The standard library defines five iterator categories, each building upon the capabilities of the previous one. Understanding these categories is essential for writing generic code and choosing the right algorithm for your container.
Category |
Capabilities |
Example Containers |
|---|---|---|
Input |
Read-only, single-pass, forward only ( |
|
Output |
Write-only, single-pass, forward only ( |
|
Forward |
Read/write, multi-pass, forward only ( |
|
Bidirectional |
Forward + backward ( |
|
Random Access |
Bidirectional + arithmetic ( |
|
Note
Iterator categories form a hierarchy: Random Access > Bidirectional > Forward > Input/Output. An algorithm requiring a Forward iterator will work with Bidirectional or Random Access iterators, but not with Input or Output iterators.
Input Iterator
Input iterators support read-only, single-pass, forward-only traversal. They
can only be dereferenced to read values (not write), and once you advance past
an element, you cannot go back to it. This makes them suitable for reading from
streams where data is consumed as it’s read. The classic example is
std::istream_iterator, which reads from an input stream:
#include <iostream>
#include <iterator>
#include <sstream>
int main(int argc, char *argv[]) {
std::istringstream iss("1 2 3");
std::istream_iterator<int> it(iss), end;
while (it != end) {
std::cout << *it << " "; // Read each value once
++it;
}
// Output: 1 2 3
}
Warning
Input iterators are single-pass: once you call ++it, the previous position
is gone forever. Copying an input iterator and advancing one copy may invalidate
the other copy.
Output Iterator
Output iterators are the write-only counterpart to input iterators. They support
single-pass, forward-only traversal, but can only be dereferenced to write values
(not read). You cannot read back what you wrote or revisit previous positions.

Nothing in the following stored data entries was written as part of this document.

static int staged_swap(ce_cache* h, hipStream_t s) {
  const ce_cache_config_t& c = h->cfg;
  const int D = c.embedding_dim;
  if (!h->ctl_host) CE_HIP_CHECK(hipHostMalloc((void**)&h->ctl_host, sizeof(Ctl), hipHostMallocDefault));
  CE_HIP_CHECK(hipMemcpyAsync(h->ctl_host, h->ctl, sizeof(Ctl), hipMemcpyDeviceToHost, s));
  CE_HIP_CHECK(hipStreamSynchronize(s));
  const Ctl ctl = *h->ctl_host;
  if (ctl.status != CE_OK) return CE_OK;
  const int64_t k = ctl.k_evict, m = ctl.n_miss;
  const int64_t big = std::max<int64_t>(std::max(k, m), 1);
  int rc = ensure_staging(h, staged_chunk(h, big), big);
  if (rc) return rc;
  const int gpb = 256 >> h->g_log2;
  if (k > 0) {
    int32_t* evicted_rows_dev = h->free_list;
    hipLaunchKernelGGL(k_evict_maps, dim3(grid_for(k, 256)), dim3(256), 0, s, h->victims, c.cached_idx_map,
                       c.inverted_cached_idx, evicted_rows_dev, h->ctl);
    CE_HIP_CHECK(hipMemcpyAsync(h->list_host, evicted_rows_dev, (size_t)k * 4, hipMemcpyDeviceToHost, s));
    const int64_t chunk = staged_chunk(h, k);
    for (int64_t off = 0; off < k; off += chunk) {
      const int64_t cnt = std::min(chunk, k - off);
      for_rows(h, [&](auto r) {
        using VT = typename decltype(r)::VT;
        hipLaunchKernelGGL((k_pack_rows<VT>), dim3(grid_for(cnt, gpb)), dim3(256), 0, s, (const int32_t*)h->victims + off,
                           (long long)cnt, (const VT*)c.cache_weight, (VT*)h->stage_dev, h->rowlen, h->g_log2);
      });
      CE_HIP_CHECK(hipMemcpyAsync(h->stage_host, h->stage_dev, (size_t)cnt * rowbytes(h), hipMemcpyDeviceToHost, s));
      CE_HIP_CHECK(hipStreamSynchronize(s));
      float* table = c.host_weight;
      const float* st = h->stage_host;
      const int32_t* rows = h->list_host + off;
      const size_t rb = rowbytes(h);
      host_pool(h)->parallel(cnt, [=](int64_t lo, int64_t hi) {
        for (int64_t i = lo; i < hi; ++i) memcpy(table + (size_t)rows[i] * D, st + (size_t)i * D, rb);
      });
    }
  }
  return CE_OK;
}

static int admit_staged(ce_cache* h) {
  const ce_cache_config_t& c = h->cfg;
  hipStream_t s = h->pend.s;
  const Ctl ctl = *h->ctl_host;
  const int64_t m = (ctl.status == CE_OK) ? ctl.n_miss : 0;
  if (m <= 0) return CE_OK;
  const int D = c.embedding_dim, gpb = 256 >> h->g_log2;
  const size_t rb = rowbytes(h);
  CE_HIP_CHECK(hipMemcpyAsync(h->list_host, h->miss_list, (size_t)m * 4, hipMemcpyDeviceToHost, s));
  CE_HIP_CHECK(hipStreamSynchronize(s));
  const float* table = c.host_weight;
  float* st = h->stage_host;
  const int64_t chunk = staged_chunk(h, m);
  for (int64_t off = 0; off < m; off += chunk) {
    const int64_t cnt = std::min(chunk, m - off);
    if (off > 0) CE_HIP_CHECK(hipStreamSynchronize(s));
    const int32_t* rows = h->list_host + off;
    host_pool(h)->parallel(cnt, [=](int64_t lo, int64_t hi) {
      for (int64_t i = lo; i < hi; ++i) memcpy(st + (size_t)i * D, table + (size_t)rows[i] * D, rb);
    });
    CE_HIP_CHECK(hipMemcpyAsync(h->stage_dev, h->stage_host, (size_t)cnt * rb, hipMemcpyHostToDevice, s));
    for_rows(h, [&](auto r) {
      using VT = typename decltype(r)::VT;
      hipLaunchKernelGGL((k_unpack_rows<VT>), dim3(grid_for(cnt, gpb)), dim3(256), 0, s, (const int32_t*)h->free_list + off,
                         (long long)cnt, (const VT*)h->stage_dev, (VT*)c.cache_weight, h->rowlen, h->g_log2);
    });
  }
  return CE_OK;
}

The typical example is std::ostream_iterator, which writes to an output stream.
Output iterators are commonly used as destinations for algorithms like std::copy:
#include <iostream>
#include <iterator>
#include <vector>
int main(int argc, char *argv[]) {
std::ostream_iterator<int> out(std::cout, " ");
*out = 1; ++out;
*out = 2; ++out;
*out = 3; ++out;
// Output: 1 2 3
}
Forward Iterator
Forward iterators combine the capabilities of input and output iterators: they
support both reading and writing, and they allow multi-pass traversal. This means
you can iterate through a range multiple times, and the iterators remain valid.

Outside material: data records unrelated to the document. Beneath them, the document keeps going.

+    constexpr auto on = [](int u, int t2) { return ((LIVE >> (2 * u + t2)) & 1) != 0; };
+    bool cut[2][2];
+#pragma unroll
+    for (int u = 0; u < 2; ++u) {
+      const int q_lo = qrow0 + 32 * u;
+#pragma unroll
+      for (int t2 = 0; t2 < 2; ++t2) {
+        const int kh = kt * 64 + t2 * 32;
+        cut[u][t2] = kh + 31 >= S || q_lo >= S;
+        if constexpr (LOCAL) cut[u][t2] = cut[u][t2] || (kh < q_lo + 31 - W) || (kh + 31 > q_lo + W);
+      }
+    }
+    V8 pf[4][2];
+    {
+      f32x4 st[4][4];
+#pragma unroll
+      for (int c = 0; c < 4; ++c) {
+        const float seed = -m_run[c];
+#pragma unroll
+        for (int kb = 0; kb < 4; ++kb) st[c][kb] = f32x4{seed, seed, seed, seed};
+      }
+#pragma unroll
+      for (int kb = 0; kb < 4; ++kb) {
+        if (!on(0, kb >> 1) && !on(1, kb >> 1)) continue;
+        const char* krow = smem + ((kbase + kt) * 64 + kb * 16 + l15) * 128;
+        const V8 k0 = *reinterpret_cast<const V8*>(krow + ((g ^ ksw) << 4));
+        const V8 k1 = *reinterpret_cast<const V8*>(krow + (((4 + g) ^ ksw) << 4));
+#pragma unroll
+        for (int c = 0; c < 4; ++c) {
+          if (!on(c >> 1, kb >> 1)) continue;
+          st[c][kb] = Op<T>::mfma16(k0, qf[c][0], st[c][kb]);
+          st[c][kb] = Op<T>::mfma16(k1, qf[c][1], st[c][kb]);
+        }
+      }
+      float mx[4];
+#pragma unroll
+      for (int c = 0; c < 4; ++c) {
+        const int u = c >> 1;
+        mx[c] = -INFINITY;
+#pragma unroll
+        for (int t2 = 0; t2 < 2; ++t2) {
+          if (!on(u, t2)) continue;
+          if (cut[u][t2]) {
+            const int qi = qrow0 + 16 * c + l15;
+            int lo_k = 0, hi_k = S - 1;
+            if constexpr (LOCAL) {
+              lo_k = max(0, qi - W);
+              hi_k = min(S - 1, qi + W);
+            }
+            const unsigned span = hi_k >= lo_k ? (unsigned)(hi_k - lo_k) : 0u;
+            int d0 = hi_k >= lo_k ? kt * 64 + t2 * 32 + 4 * g - lo_k : -100000;
+            asm volatile("" : "+v"(d0));
+#pragma unroll
+            for (int h2 = 0; h2 < 2; ++h2)
+#pragma unroll
+              for (int r = 0; r < 4; ++r) {
+                const bool ok = (unsigned)(d0 + 16 * h2 + r) <= span;
+                st[c][2 * t2 + h2][r] = ok ? st[c][2 * t2 + h2][r] : -INFINITY;
+              }
+          }
+          const f32x4& a = st[c][2 * t2];
+          const f32x4& b2 = st[c][2 * t2 + 1];
+          mx[c] = max3f(mx[c], max3f(a[0], a[1], a[2]), max3f(a[3], b2[0], b2[1]));
+          mx[c] = max3f(mx[c], b2[2], b2[3]);
+        }
+      }
+      bool move = false;
+#pragma unroll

However, they only move forward (no -- operator). std::forward_list provides
forward iterators, as its singly-linked structure doesn’t support backward traversal:
#include <forward_list>
#include <iostream>
int main(int argc, char *argv[]) {
std::forward_list<int> fl{1, 2, 3};
// Can traverse multiple times
for (auto it = fl.begin(); it != fl.end(); ++it) {
*it *= 2; // Read and write
}
for (auto it = fl.begin(); it != fl.end(); ++it) {
std::cout << *it << " "; // 2 4 6
}
}
Bidirectional Iterator
Bidirectional iterators extend forward iterators by adding the ability to move
backward using the decrement operator (--). This enables algorithms that need
to traverse in both directions, such as std::reverse or backward searches.
std::list and std::set provide bidirectional iterators. The doubly-linked
structure of std::list naturally supports movement in both directions:
#include <iostream>
#include <list>
int main(int argc, char *argv[]) {
std::list<int> l{1, 2, 3, 4, 5};
auto it = l.end();
while (it != l.begin()) {
--it; // Can move backward
std::cout << *it << " "; // 5 4 3 2 1
}
}
Random Access Iterator
Random access iterators are the most powerful category, adding constant-time
arithmetic operations to bidirectional iterators. You can jump forward or backward
by any number of positions using +, -, +=, -=, and access elements
at arbitrary offsets using subscript []. You can also compute the distance
between two iterators in O(1) time. std::vector, std::array, and
std::deque provide random access iterators. This is what enables efficient
algorithms like std::sort (which requires random access for O(n log n) performance):
#include <iostream>
#include <vector>
int main(int argc, char *argv[]) {
std::vector<int> v{1, 2, 3, 4, 5};
auto it = v.begin();
it += 3; // Jump forward by 3
std::cout << *it << "\n"; // 4
it -= 2; // Jump backward by 2
std::cout << *it << "\n"; // 2
std::cout << it[2] << "\n"; // Subscript: 4
std::cout << (v.end() - v.begin()) << "\n"; // Distance: 5
}
Note
std::sort requires random access iterators. You cannot use std::sort
on std::list; use list.sort() member function instead.
Iterator Operations#
The <iterator> header provides utility functions that work across different
iterator categories. These functions abstract away the differences between
iterator types, allowing you to write generic code that works with any iterator:
std::advance(it, n): Moves iteratoritbynpositions (modifies in place)std::distance(first, last): Returns the number of elements between two iteratorsstd::next(it, n=1): Returns a new iteratornpositions afteritstd::prev(it, n=1): Returns a new iteratornpositions beforeit
These functions automatically use the most efficient implementation based on the
iterator category. For random access iterators, std::advance uses += (O(1)),
while for other iterators it uses repeated ++ (O(n)).
#include <iostream>
#include <iterator>
#include <vector>
int main(int argc, char *argv[]) {
std::vector<int> v{1, 2, 3, 4, 5};
// std::advance - move iterator by n positions
auto it = v.begin();
std::advance(it, 2);
std::cout << *it << "\n"; // 3
// std::distance - count elements between iterators
auto dist = std::distance(v.begin(), it);
std::cout << dist << "\n"; // 2
// std::next / std::prev - return new iterator
auto next_it = std::next(it); // Points to 4
auto prev_it = std::prev(it); // Points to 2
std::cout << *next_it << " " << *prev_it << "\n"; // 4 2
}
Tip
Prefer std::next(it) over it + 1 in generic code. std::next works
with any forward iterator, while + only works with random access iterators.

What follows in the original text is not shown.